Restrictions and limitations of using final

When you declare a field final, you must set the value once by the time the constructor exits. This means that you can declare a final field as follows:

public class MyClass {
  private final int myField = 3;
  public MyClass() {
    ...
  }
}

or you can write the following:

public class MyClass {
  private final int myField;
  public MyClass() {
    ...
    myField = 3;
    ...
  }
}

It's important to emphasise that storing a reference to an object in a final field only makes the reference immutable, not the actual object. For examlple, if a list is declared as follows:

private final List myList = new ArrayList();

there's nothing to stop modifications to the list:

myList.add("Hello");

However, the following would not be possible:

myList = new ArrayList();
myList = someOtherList;

When should I use final?

One answer to this is "whenever you possibly can". Any field that you never expect to be changed (be that a primitive value, or a reference to an object, whether or not that particular object is itself immutable or not), should generally be declared final. Another way of looking at things is:

If your object is accessed by multiple threads, and you don't declare its fields final, then you must provide thread-safety by some other means.

Other means could include declaring the field volatile, using synchronized or an explicit Lock around all accesses to that field.
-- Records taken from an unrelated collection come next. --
template <bool HET, bool CLOSED = false, typename SMP, typename TR, typename CNT>
DEV bool volpath_iteration(SceneRef sc, RpRef rp, PathState &s, SMP &rng, const TR &tr, CNT &n_shadow, CNT &n_extra, bool fresh = false, StampClock *clk = nullptr,
                           unsigned long long *guard = nullptr, uint32_t entry = 0u) {
    constexpr bool PRE = !HET;
    uint32_t depth = s.flags & PF_DEPTH_MASK;
    bool proven_empty = (s.flags & PF_NOHIT) != 0;
    float ff_t = s.ff_t;
    const bool needs_intersection = !(HET && (s.flags & PF_HAVE_SI));
    bool act_null_scatter = false;
    Hit hkeep; hkeep.t = s.hit.x; hkeep.u = s.hit.y; hkeep.v = s.hit.z; hkeep.prim = f2u(s.hit.w);
    if (PRE) { hkeep.t = kInf; hkeep.u = hkeep.v = 0.f; hkeep.prim = 0xffffffffu; }
    int medium = (int) ((s.flags & PF_MEDIUM_MASK) >> PF_MEDIUM_SHIFT) - 1;
    const uint32_t channel = (s.flags >> PF_CHANNEL_SHIFT) & 3u;
    bool specular_chain = (s.flags & PF_SPECULAR) != 0, valid_ray = (s.flags & PF_VALID) != 0;
    const uint32_t max_depth = (uint32_t) rp.max_depth;
    V3 throughput = s.tp, result = CLOSED ? V3(0.f) : s.res;
    bool broken = false;
    float eta = s.eta;
    Ray ray; ray.o = s.o; ray.d = s.d; ray.maxt = s.maxt;
    auto commit = [&]() {
        s.tp = throughput; s.res = result; s.eta = eta; s.o = ray.o; s.d = ray.d; s.maxt = ray.maxt;
        s.flags = (depth & PF_DEPTH_MASK) | ((uint32_t) (medium + 1) << PF_MEDIUM_SHIFT) | (channel << PF_CHANNEL_SHIFT) |
                  (specular_chain ? PF_SPECULAR : 0u) | (valid_ray ? PF_VALID : 0u);
    };
    auto termination_stage = [&]() -> bool {
        bool a = any_nonzero(throughput);
        const float q = fmin_(max3(throughput) * sqr(eta), .95f);
        const bool perform_rr = depth > (uint32_t) rp.rr_depth;
        if (a) { const float u = rng.next(); a = (u < q) || !perform_rr; }
        if (perform_rr) throughput = throughput * rcp(q);
        return a && depth < max_depth;
    };
    uint32_t nohit = 0;
    float cache_t = u2f(0x7fc00000u);
    float cone_free = 0.f;
    auto free_flight_stage = [&]() {
        if (medium < 0) return;
        const DMedium M = tab(sc.media, medium);
        cache_t = medium_sampled_t(M, rng.next(), channel);
        if (sc.grid.enabled) {
            const MI m2 = medium_interaction_at(M, ray, cache_t);
            if (m2.valid() && (CLOSED ? segment_free_of_surfaces_from(sc.grid, ray.o, ray.d, m2.t, cone_free) : segment_free_of_surfaces(sc.grid, ray.o, ray.d, m2.t))) nohit = PF_NOHIT;
        }
    };
    bool active = true;
    if (!PRE) active = termination_stage();
    else if (fresh) { active = termination_stage(); if (active && !CLOSED) { free_flight_stage(); ff_t = cache_t; proven_empty = nohit != 0; nohit = 0; cache_t = u2f(0x7fc00000u); } }
    if (!active) { commit(); return false; }

    bool active_medium = medium >= 0, active_surface = !active_medium;
    bool act_medium_scatter = false, escaped_medium = false;
    MI mei; mei.t = kInf;
    SI si; si.valid = false; si.t = kInf;
    if (!active_medium) rng.skip(2);
    if (active_medium) {
        const DMedium M = tab(sc.media, medium);
        const bool het = HET && M.het;
        if (PRE) mei = medium_interaction_at(M, ray, ff_t);
        else { const float sample = rng.next(); mei = het ? het_sample_interaction(M, tab(sc.het, medium), ray, sample) : medium_sample_interaction(M, ray, sample, channel); }
        if (mei.valid() && !het) ray.maxt = mei.t;
        if (!needs_intersection) si = surface_of(tr, sc, ray, hkeep);
// ... 119 lines not shown
    }
    active_surface = active_surface && si.valid;
    if (!active_surface) rng.skip(3);
    if (active_surface) {
        uint4 cone_rows = make_uint4(0u, 0u, 0u, 0u);
        if (CLOSED && sc.cone_enabled) cone_rows = *reinterpret_cast<const uint4 *>(sc.cone_tab + 2u * (size_t) si.prim);
        const DShape sd = tab(sc.shapes, si.shape, sc.one_shape);
        int b = sd.bsdf;
        int flags = tab(sc.bsdfs, b, sc.one_shape).flags;
        bool active_e = !CLOSED && (flags & F_SMOOTH) && (depth + 1 < max_depth);
        if (!active_e) rng.skip(1);
        if (active_e) {
            DirSample ds;
            V3 emitted = volpath_sample_emitter<HET>(sc, rng, si.p, si.n, true, si.shape, si.n, medium, channel, &ds, tr, n_shadow);
            V3 wo = si.sh.to_local(ds.d);
            V3 bsdf_val = bsdf_eval<TR::kExt>(sc, b, si, wo);
            float bpdf = bsdf_pdf<TR::kExt>(sc, b, si, wo);
            V3 c = throughput * bsdf_val * mis_weight(ds.pdf, ds.delta ? 0.f : bpdf) * emitted;
            result = result + c;
        }
        float s1 = rng.next(), s2x, s2y; rng.next2(s2x, s2y);
        const BSDFSample bs = bsdf_sample<CLOSED, TR::kExt>(sc, b, si, s1, s2x, s2y);
        throughput = throughput * bs.weight;
        eta *= bs.eta;
        ray = spawn_ray(si.p, si.n, si.sh.to_world(bs.wo));
        bool non_null = !(bs.type & F_NULL);
        if (non_null) { depth += 1; s.lp = si.p; s.last_pdf = bs.pdf; valid_ray = true; }
        specular_chain = specular_chain || (non_null && (bs.type & F_DELTA));
        specular_chain = specular_chain && !(bs.type & F_SMOOTH);
        if (is_medium_transition(sd)) medium = target_medium(sd, ray.d, si.n);
        if (CLOSED && sc.cone_enabled) cone_free = cone_free_length(cone_rows, ray.d, si.n);
    }
    active = active && (active_surface || active_medium);
    if (clk) clk->at(3);
    if (PRE) {
        if (active) { if (!termination_stage()) { active = false; n_extra++; } else free_flight_stage(); }
        if (clk) clk->at(4);
    } else if (active) {
        SMP pk = rng;
        bool a2 = any_nonzero(throughput);
        float q2 = fmin_(max3(throughput) * sqr(eta), .95f);
        if (a2) { float u = pk.next(); a2 = (u < q2) || !(depth > (uint32_t) rp.rr_depth); }
        a2 = a2 && depth < max_depth;
        if (!a2) { active = false; n_extra++; rng = pk; }
        else if (medium >= 0 && sc.grid.enabled && !(HET && act_null_scatter)) {
            const DMedium M = tab(sc.media, medium);
            if (!(HET && M.het)) {
                const float t2 = medium_sampled_t(M, pk.next(), channel);
                const MI m2 = medium_interaction_at(M, ray, t2);
                if (m2.valid() && segment_free_of_surfaces(sc.grid, ray.o, ray.d, m2.t)) nohit = PF_NOHIT;
            }
        }
    }
    commit();
    s.flags |= nohit; s.ff_t = cache_t;
#ifndef LRT_CLOSED_NO_GUARD
    if (CLOSED && (broken || (active && !(result.x == 0.f && result.y == 0.f && result.z == 0.f)))) atomicAdd(guard, 1ull);
#endif
    if (HET && act_null_scatter && active) { s.flags |= PF_HAVE_SI; s.hit = make_float4(hkeep.t, hkeep.u, hkeep.v, u2f(hkeep.prim)); }
    return active;
}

A typical case that people overlook is where an object is created by one thread and then later consumed by another thread, e.g. an object via a ThreadPoolExecutor. In this case, the object must still be made properly thread-safe: it doesn't matter that the accesses by different threads aren't concurrent. What matters is that the object is accessed by different threads at any point in its lifetime.


1. It's important to understand, however, that such wrappers give you an unmodifiable view of a collection. If some other reference to the original collection escapes, then the collection can still be modified by that other reference.